Japan Geoscience Union Meeting 2016

Presentation information

Oral

Symbol P (Space and Planetary Sciences) » P-EM Solar-Terrestrial Sciences, Space Electromagnetism & Space Environment

[P-EM17] Space Plasma Physics: Theory and Simulation

Tue. May 24, 2016 1:45 PM - 3:15 PM 302 (3F)

Convener:*Takayuki Umeda(Institute for Space-Earth Environmental Research, Nagoya University), Takanobu Amano(Department of Earth and Planetary Science, University of Tokyo), Yasuhiro Nariyuki(Faculty of Human Development, University of Toyama), Tadas Nakamura(Fukui Prefectural University), Tooru Sugiyama(Japan Agency for Marine-Earth Science and Technology Center for Earth Information Science and Technology), Chair:Takayuki Umeda(Institute for Space-Earth Environmental Research, Nagoya University), Tadas Nakamura(Fukui Prefectural University)

2:30 PM - 2:45 PM

[PEM17-04] MHD Relaxation with Flow in a unit Sphere

*Kohei Yamamoto1, Akira Kageyama1 (1.Kobe University)

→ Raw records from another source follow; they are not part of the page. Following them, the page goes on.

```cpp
template <int RLOG, bool OTHER>
struct Count3 {
  const uint8_t *__restrict__ qual;
  const uint8_t *__restrict__ seq_m1;
  const uint8_t *__restrict__ skipbits;
  const uint4 *__restrict__ desc;
  const uint32_t *__restrict__ cigar;
  const uint32_t *__restrict__ cig_scratch;
  uint8_t *const *__restrict__ ref_seq;
  const int64_t *__restrict__ ref_seq_len;
  unsigned long long *cycle_tbl, *ctx_tbl;
  uint32_t k0, nb;
  int n_cov, n_q, lmax, max_cycle, rsw;
  uint32_t qrow_at, spread_at;
  const uint8_t *slot_q;
  uint32_t *tbl;
  uint32_t rpc_bytes;
  int cov_fixed;
  int t_origin;
  uint32_t rep4, two;
  uint32_t err;

  __device__ __forceinline__ bool load_data(const u32x4 &ra, const u32x4 &rb, bool on, uint32_t len, uint32_t sbytes, BlkData &d, BlkRec &f, uint32_t &qlow,
                                            uint32_t &idx) const {
    const uint32_t a = ra.z & 0xFFFFu, e = ra.z >> 16;
    f.win = ra.z; f.ctxw = ra.w; f.t0 = rb.x; f.fl = rb.y; f.bpk = rb.z; f.dpk = rb.w;
    idx = rec_idx(ra.y, rb.y, rb.w);
    const uint64_t bit = (uint64_t)idx * len + k0;
    qlow = (uint32_t)bit & 7u;
    if (!on || k0 + nb <= a || k0 >= e) return false;
    gload_x4(d.q, (uint64_t)qual + bit);
    d.skipw = 0u;
    if (OTHER && (rb.y & RC_SKIPCOL)) gload_x1(d.skipw, (uint64_t)skipbits + (bit >> 3));
    gload_x4(d.s, (uint64_t)seq_m1 + (uint64_t)idx * sbytes + (k0 >> 1));
    const uint64_t rp = ((uint64_t)ra.x | ((uint64_t)(ra.y & 0xFFFFu) << 32)) + ((rb.y & RC_GENERAL) ? 0u : (k0 >> 1));
    gload_x4(d.w03, rp);
    gload_x2(d.w45, rp + 16);
    return true;
  }

  __device__ __forceinline__ static uint64_t win_extract(const BlkData &d, int n0) {
    uint32_t x0 = d.w03.x, x1 = d.w03.y, x2 = d.w03.z, x3 = d.w03.w, x4 = d.w45.x, x5 = d.w45.y;
    asm("" : "+v"(x0), "+v"(x1), "+v"(x2), "+v"(x3), "+v"(x4), "+v"(x5));
    const bool s16 = n0 & 16, s8 = n0 & 8;
    const uint32_t y0 = s16 ? x2 : x0, y1 = s16 ? x3 : x1, y2 = s16 ? x4 : x2, y3 = s16 ? x5 : x3;
    const uint32_t z0 = s8 ? y1 : y0, z1 = s8 ? y2 : y1, z2 = s8 ? y3 : y2;
    const uint32_t sh = 4u * (uint32_t)(n0 & 7);
    return (uint64_t)__builtin_amdgcn_alignbit(z1, z0, sh) | ((uint64_t)__builtin_amdgcn_alignbit(z2, z1, sh) << 32);
  }
  __device__ __forceinline__ static uint64_t ref_pieces(const BlkData &d, uint32_t fl, uint32_t bpk, uint32_t dpk, uint64_t S, int blo, int bhi, int cbase) {
    const int par = (fl & RC_PAR) ? 1 : 0;
    const uint32_t nr = fl >> 24;
    const int f = !(nr & 1u) ? 0 : (!(nr & 2u) ? 1 : (!(nr & 4u) ? 2 : 3));
    uint64_t R = 0;
#pragma unroll
    for (int j = 0; j < 4; j++) {
      const int bj = j == 0 ? 0 : (int)((bpk >> (10 * (j - 1))) & 1023u), bn = j == 3 ? 1023 : (int)((bpk >> (10 * j)) & 1023u);
      if (j > 0 && bj == 1023) break;
      int lo = bj - cbase, hi = bn == 1023 ? bhi : bn - cbase;
      lo = lo > blo ? lo : blo;
      hi = hi < bhi ? hi : bhi;
      if (lo < hi) {
        const int dj = j == 0 ? 0 : (int)(int8_t)((dpk >> (8 * (j - 1))) & 0xFFu);
        const uint64_t piece = ((nr >> j) & 1u) ? S : win_extract(d, 16 + par + (j == f ? 0 : dj));
        R |= piece & nib_fill(nib_range(lo, hi));
      }
    }
    return R;
  }
  template <int I>
  __device__ __forceinline__ uint32_t row_of(uint32_t qw) const { return lds_read_u32(qrow_at + byte_shl2<(I & 3)>(qw, two)); }
  template <int I>
  __device__ __forceinline__ void base(uint32_t ro, uint32_t Fh, uint32_t FVh, uint32_t CXh, uint32_t t, uint32_t lrepC) {
    constexpr int sh = 4 * (I & 7);
    lds_add_u32(lshl_add_u32<2>(t >> 4, ro), bfe_u32<sh, 1>(Fh));
    lds_add_u32(ro + lshl_add_u32<RLOG + 2>(bfe_u32<sh, 4>(CXh), lrepC), bfe_u32<sh, 1>(FVh));
  }
  __device__ __forceinline__ void mismatches(uint32_t Eh, uint32_t FVh, uint32_t CXh, uint32_t qa, uint32_t qb, uint32_t tb, int st, uint32_t rowb) {
    constexpr uint32_t cxm = (uint32_t)(16 << RLOG) * 4u;
    while (Eh) {
      const uint32_t b4 = (uint32_t)__builtin_ctz(Eh);
      const uint32_t b = b4 >> 2;
      Eh &= Eh - 1u;
      const uint32_t q = (((b & 4u) ? qb : qa) >> (8u * (b & 3u))) & 0xFFu;
      if (q < 6u) continue;
      const uint32_t ro = lds_read_u32(qrow_at + 4u * q);
      const uint32_t t = tb + (uint32_t)(st * (int)b);
      lds_add_u32(ro + ((t >> 4) << 2), 0x10000u);
      if ((FVh >> b4) & 1u) lds_add_u32(ro + rowb + cxm + (((CXh >> b4) & 15u) << 2), 1u);
    }
  }

  __device__ __forceinline__ void process(const BlkRec &f, uint32_t r, const BlkData &d, uint32_t qlow) {
    const int a = (int)(f.win & 0xFFFFu), e = (int)(f.win >> 16);
    int blo = a - (int)k0, bhi = e - (int)k0;
    blo = blo > 0 ? blo : 0;
    bhi = bhi < (int)nb ? bhi : (int)nb;
    const uint32_t fl = f.fl;
    const bool rev = fl & RC_REV;
    const uint32_t ns = rev ? 12u : 4u;
    const uint32_t S_lo = __builtin_amdgcn_alignbit(d.s.y, d.s.x, 8), S_hi = __builtin_amdgcn_alignbit(d.s.z, d.s.y, 8);
    const uint32_t N_lo = __builtin_amdgcn_alignbit(d.s.y, d.s.x, ns), N_hi = __builtin_amdgcn_alignbit(d.s.z, d.s.y, ns);
    const uint32_t oS_lo = (S_lo >> 3) & N1, oS_hi = (S_hi >> 3) & N1;
    const uint32_t oN_lo = (N_lo >> 3) & N1, oN_hi = (N_hi >> 3) & N1;
    uint32_t R_lo = 0, R_hi = 0, k_lo = 0, k_hi = 0;
    const bool one_run = !OTHER || !(fl & (RC_MULTI | RC_GENERAL));
    const bool skipcol = OTHER && (fl & RC_SKIPCOL);
    if (one_run) {
      const uint32_t sh = (fl & RC_PAR) ? 4u : 0u;
      R_lo = __builtin_amdgcn_alignbit(d.w03.w, d.w03.z, sh);
      R_hi = __builtin_amdgcn_alignbit(d.w45.x, d.w03.w, sh);
      if (!skipcol) {
        k_lo = (R_lo >> 2) & N1;
        k_hi = (R_hi >> 2) & N1;
      }
    }
    if (skipcol) {
      const uint32_t sk = d.skipw >> qlow;
      k_lo |= lds_read_u32(spread_at + ((sk & 0xFFu) << 2));
      k_hi |= lds_read_u32(spread_at + ((sk >> 6) & 0x3FCu));
    }
    const uint64_t inw = nib_range(blo, bhi);
    const uint32_t F_lo = (uint32_t)inw & ~(oS_lo | k_lo), F_hi = (uint32_t)(inw >> 32) & ~(oS_hi | k_hi);
    if ((F_lo | F_hi) == 0u) return;
    if (!one_run) {
      const uint64_t S = (uint64_t)S_lo | ((uint64_t)S_hi << 32);
      const uint64_t R = (fl & RC_GENERAL) ? c3_ref_general(desc, cigar, cig_scratch, ref_seq, ref_seq_len, r, S, blo, bhi, (int)k0 - a) : ref_pieces(d, fl, f.bpk, f.dpk, S, blo, bhi, (int)k0 - a);
      R_lo = (uint32_t)R;
      R_hi = (uint32_t)(R >> 32);
    }
    const uint32_t x_lo = S_lo ^ R_lo, x_hi = S_hi ^ R_hi;
    const uint32_t E_lo = (x_lo | (x_lo >> 1) | (x_lo >> 3)) & F_lo & N1, E_hi = (x_hi | (x_hi >> 1) | (x_hi >> 3)) & F_hi & N1;
    const uint64_t cw = nib_range_clamped((int)(f.ctxw & 0xFFFFu) - (int)k0, (int)(f.ctxw >> 16) - (int)k0);
    const uint32_t FV_lo = F_lo & (uint32_t)cw & ~oN_lo, FV_hi = F_hi & (uint32_t)(cw >> 32) & ~oN_hi;
    const uint32_t rm = rev ? 0xFFFFFFFFu : 0u;
    const uint32_t CX_lo = ((N_lo & C3) | ((S_lo & C3) << 2)) ^ rm, CX_hi = ((N_hi & C3) | ((S_hi & C3) << 2)) ^ rm;
    const int st = (fl & RC_NEG) ? -17 : 17;
    const uint32_t rowb = cov_fixed >= 0 ? 0u : __umul24(fl & 0xFFu, rpc_bytes);
    const uint32_t tb = (uint32_t)((int)f.t0 + t_origin + st * (int)k0) + 4u * rowb;
    const uint32_t lrepC = rowb + rep4;
    const uint32_t ust = (uint32_t)st;
#define ELP_B3(I, RO, FH, FVH, CXH) base<I>(RO, FH, FVH, CXH, tb + (uint32_t)(I) * ust, lrepC)
    {
      const uint32_t r0 = row_of<0>(d.q.x), r1 = row_of<1>(d.q.x), r2 = row_of<2>(d.q.x), r3 = row_of<3>(d.q.x);
      const uint32_t r4 = row_of<4>(d.q.y), r5 = row_of<5>(d.q.y), r6 = row_of<6>(d.q.y), r7 = row_of<7>(d.q.y);
      ELP_B3(0, r0, F_lo, FV_lo, CX_lo); ELP_B3(1, r1, F_lo, FV_lo, CX_lo); ELP_B3(2, r2, F_lo, FV_lo, CX_lo); ELP_B3(3, r3, F_lo, FV_lo, CX_lo);
      ELP_B3(4, r4, F_lo, FV_lo, CX_lo); ELP_B3(5, r5, F_lo, FV_lo, CX_lo); ELP_B3(6, r6, F_lo, FV_lo, CX_lo); ELP_B3(7, r7, F_lo, FV_lo, CX_lo);
      __builtin_amdgcn_sched_barrier(0);
    }
    {
      const uint32_t r0 = row_of<8>(d.q.z), r1 = row_of<9>(d.q.z), r2 = row_of<10>(d.q.z), r3 = row_of<11>(d.q.z);
      const uint32_t r4 = row_of<12>(d.q.w), r5 = row_of<13>(d.q.w), r6 = row_of<14>(d.q.w), r7 = row_of<15>(d.q.w);
      ELP_B3(8, r0, F_hi, FV_hi, CX_hi); ELP_B3(9, r1, F_hi, FV_hi, CX_hi); ELP_B3(10, r2, F_hi, FV_hi, CX_hi); ELP_B3(11, r3, F_hi, FV_hi, CX_hi);
      ELP_B3(12, r4, F_hi, FV_hi, CX_hi); ELP_B3(13, r5, F_hi, FV_hi, CX_hi); ELP_B3(14, r6, F_hi, FV_hi, CX_hi); ELP_B3(15, r7, F_hi, FV_hi, CX_hi);
      __builtin_amdgcn_sched_barrier(0);
    }
#undef ELP_B3
    {
// ... 88 lines not shown
  asm volatile("" : "+v"(B.two));
  B.err = 0;
  B.cov_fixed = A.ncs ? 0 : -1;

  const uint32_t len = A.len, bpr = (len + 15u) >> 4, sbytes = (len + 1u) >> 1, RPI = C3_NT / bpr;
  const uint32_t slot = threadIdx.x / bpr, jb = threadIdx.x - slot * bpr;
  const bool lane_on = slot < RPI;
  B.k0 = 16u * jb;
  B.nb = len - B.k0 < 16u ? len - B.k0 : 16u;
  __shared__ uint32_t s_cnt[C3_MAXSEG], s_pre[C3_MAXSEG + 1], s_wsum[4];
  static_assert(sizeof(qrow) + sizeof(spread8) + sizeof(slot_q) + sizeof(s_cnt) + sizeof(s_pre) + sizeof(s_wsum) == COUNT3_LDS_ARRAYS,
                "COUNT3_LDS_ARRAYS lists the kernel's __shared__ arrays: add a new one there too");
  {
    const uint32_t my_cnt = threadIdx.x < A.nseg ? A.seg_cnt[(size_t)threadIdx.x * A.cnt_stride] : 0u;
    const uint32_t my_trips = (my_cnt + RPI - 1u) / RPI;
    uint32_t incl = my_trips;
    for (int d = 1; d < 64; d <<= 1) {
      const uint32_t v = __shfl_up(incl, d, 64);
      if ((int)(threadIdx.x & 63u) >= d) incl += v;
    }
    if (threadIdx.x < (uint32_t)C3_MAXSEG && (threadIdx.x & 63u) == 63u) s_wsum[threadIdx.x >> 6] = incl;
    __syncthreads();
    if (threadIdx.x < (uint32_t)C3_MAXSEG) {
      uint32_t off = 0;
      for (uint32_t w = 0; w < (threadIdx.x >> 6); w++) off += s_wsum[w];
      s_cnt[threadIdx.x] = my_cnt;
      s_pre[threadIdx.x] = off + incl - my_trips;
      if (threadIdx.x == (uint32_t)C3_MAXSEG - 1u) s_pre[C3_MAXSEG] = off + incl;
    }
    __syncthreads();
  }
  const uint64_t trips_all = to_sgpr(s_pre[C3_MAXSEG]);
  const uint32_t my_lo = to_sgpr((uint32_t)(trips_all * blockIdx.x / gridDim.x)), my_hi = to_sgpr((uint32_t)(trips_all * (blockIdx.x + 1ull) / gridDim.x));
  const uint32_t flush_every = 30000u / (RPI + 1u) + 1u;
  uint64_t n = 0;
  const uint8_t *seg_recs = nullptr;
  auto first_read = [&](uint64_t it) __attribute__((always_inline)) -> uint64_t { return it * RPI; };
  const uint32_t roff = slot * 32u;
  auto rec_load = [&](uint64_t it, u32x4 &za, u32x4 &zb) __attribute__((always_inline)) {
    const uint64_t r0 = first_read(it);
    if (lane_on && r0 + slot < n) {
      const uint8_t *rt = seg_recs + r0 * 32u;
      gload_x4(za, rt, roff);
      gload_x4(zb, rt, roff + 16u);
    }
  };
  auto data_load = [&](uint64_t it, const u32x4 &za, const u32x4 &zb, BlkData &d, BlkRec &f, uint32_t &qlow, uint32_t &idx) __attribute__((always_inline)) -> bool {
    const uint64_t r0 = first_read(it);
    const bool on = lane_on && r0 + slot < n;
    return B.load_data(za, zb, on, len, sbytes, d, f, qlow, idx);
  };
  auto landed = [&](BlkData &d, const u32x4 &za, const u32x4 &zb, u32x4 &ra, u32x4 &rb) __attribute__((always_inline)) {
    gwait();
    asm volatile("" : "+v"(d.q), "+v"(d.skipw), "+v"(d.s), "+v"(d.w03), "+v"(d.w45));
    ra = amov(za);
    rb = amov(zb);
  };
  BlkData dX, dY;
  dX.q = (u32x4){0, 0, 0, 0}; dX.s = dX.q; dX.w03 = dX.q; dX.w45 = (u32x2){0, 0}; dX.skipw = 0;
  dY = dX;
  BlkRec fX, fY;
  u32x4 za = (u32x4){0, 0, 0, 0}, zb = za, na = za, nb4 = za;
  uint32_t qlX = 0, qlY = 0, iX = 0, iY = 0;
  bool onX, onY = false;
  uint32_t since = 0;
  uint32_t seg = 0;
  for (uint32_t a = 0, b = A.nseg; b - a > 1u;) {
    const uint32_t md = (a + b) >> 1;
    if (s_pre[md] <= my_lo) { a = md; seg = md; } else b = md;
  }
#pragma unroll 1
  for (; seg < A.nseg; seg++) {
    const uint32_t p0 = to_sgpr(s_pre[seg]);
    if (p0 >= my_hi) break;
    const uint32_t tr = to_sgpr(s_pre[seg + 1]) - p0, cnt_s = to_sgpr(s_cnt[seg]);
    const uint32_t t0 = my_lo > p0 ? my_lo - p0 : 0u, t1 = my_hi - p0 < tr ? my_hi - p0 : tr;
    if (t0 >= t1) continue;
    const uint64_t r_first = (uint64_t)t0 * RPI, r_end = (uint64_t)t1 * RPI < (uint64_t)cnt_s ? (uint64_t)t1 * RPI : (uint64_t)cnt_s;
    n = to_sgpr(r_end - r_first);
    seg_recs = reinterpret_cast<const uint8_t *>(to_sgpr(reinterpret_cast<uint64_t>(A.srecs) + ((uint64_t)A.seg_base[seg] + r_first) * 32u));
    const uint64_t n_trips = t1 - t0;
    B.cov_fixed = A.ncs ? (int)(seg & ((uint32_t)A.ncs - 1u)) : -1;
    rec_load(0, za, zb);
    landed(dX, za, zb, na, nb4);
    onX = data_load(0, na, nb4, dX, fX, qlX, iX);
    rec_load(1, za, zb);
    landed(dX, za, zb, na, nb4);
#pragma unroll 1
    for (uint64_t it = 0; it < n_trips; it += 2) {
      {
        onY = data_load(it + 1, na, nb4, dY, fY, qlY, iY);
        rec_load(it + 2, za, zb);
// ... 43 lines not shown
```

Keywords:magnetohydrodynamics, self-organization, plasma relaxation, Yin-Yang-Zhong grid

We investigate a relaxation process in a unit sphere of an electrically conducting fluid by computer simulation. We solve the magnetohydrodynamics(MHD) equations in a full sphere, including the origin at the radius r = 0, with a newly developed spherical grid system, Yin-Yang-Zhong grid (Hayashi and Kageyama, J.Comput.Phys., 2016). In the classical theory of the MHD relaxation by Woltjer and Taylor, flow in a relaxed state is supposed to be absent. On the other hand, we study relaxed states with flow. The boundary is a perfectly conducting, stress-free, and thermally insulating spherical wall. Under these conditions, the angular momentum is conserved as well as the total energy. Starting from a simple and symmetric state in which a ring-shaped magnetic flux without flow, a dynamical relaxation process of the magnetic energy is numerically integrated. The relaxed state has a characteristic structure of the flow field with four vortices. The Reynolds number Re and the magnetic Reynolds number Rm is the same: Re = Rm = 8600.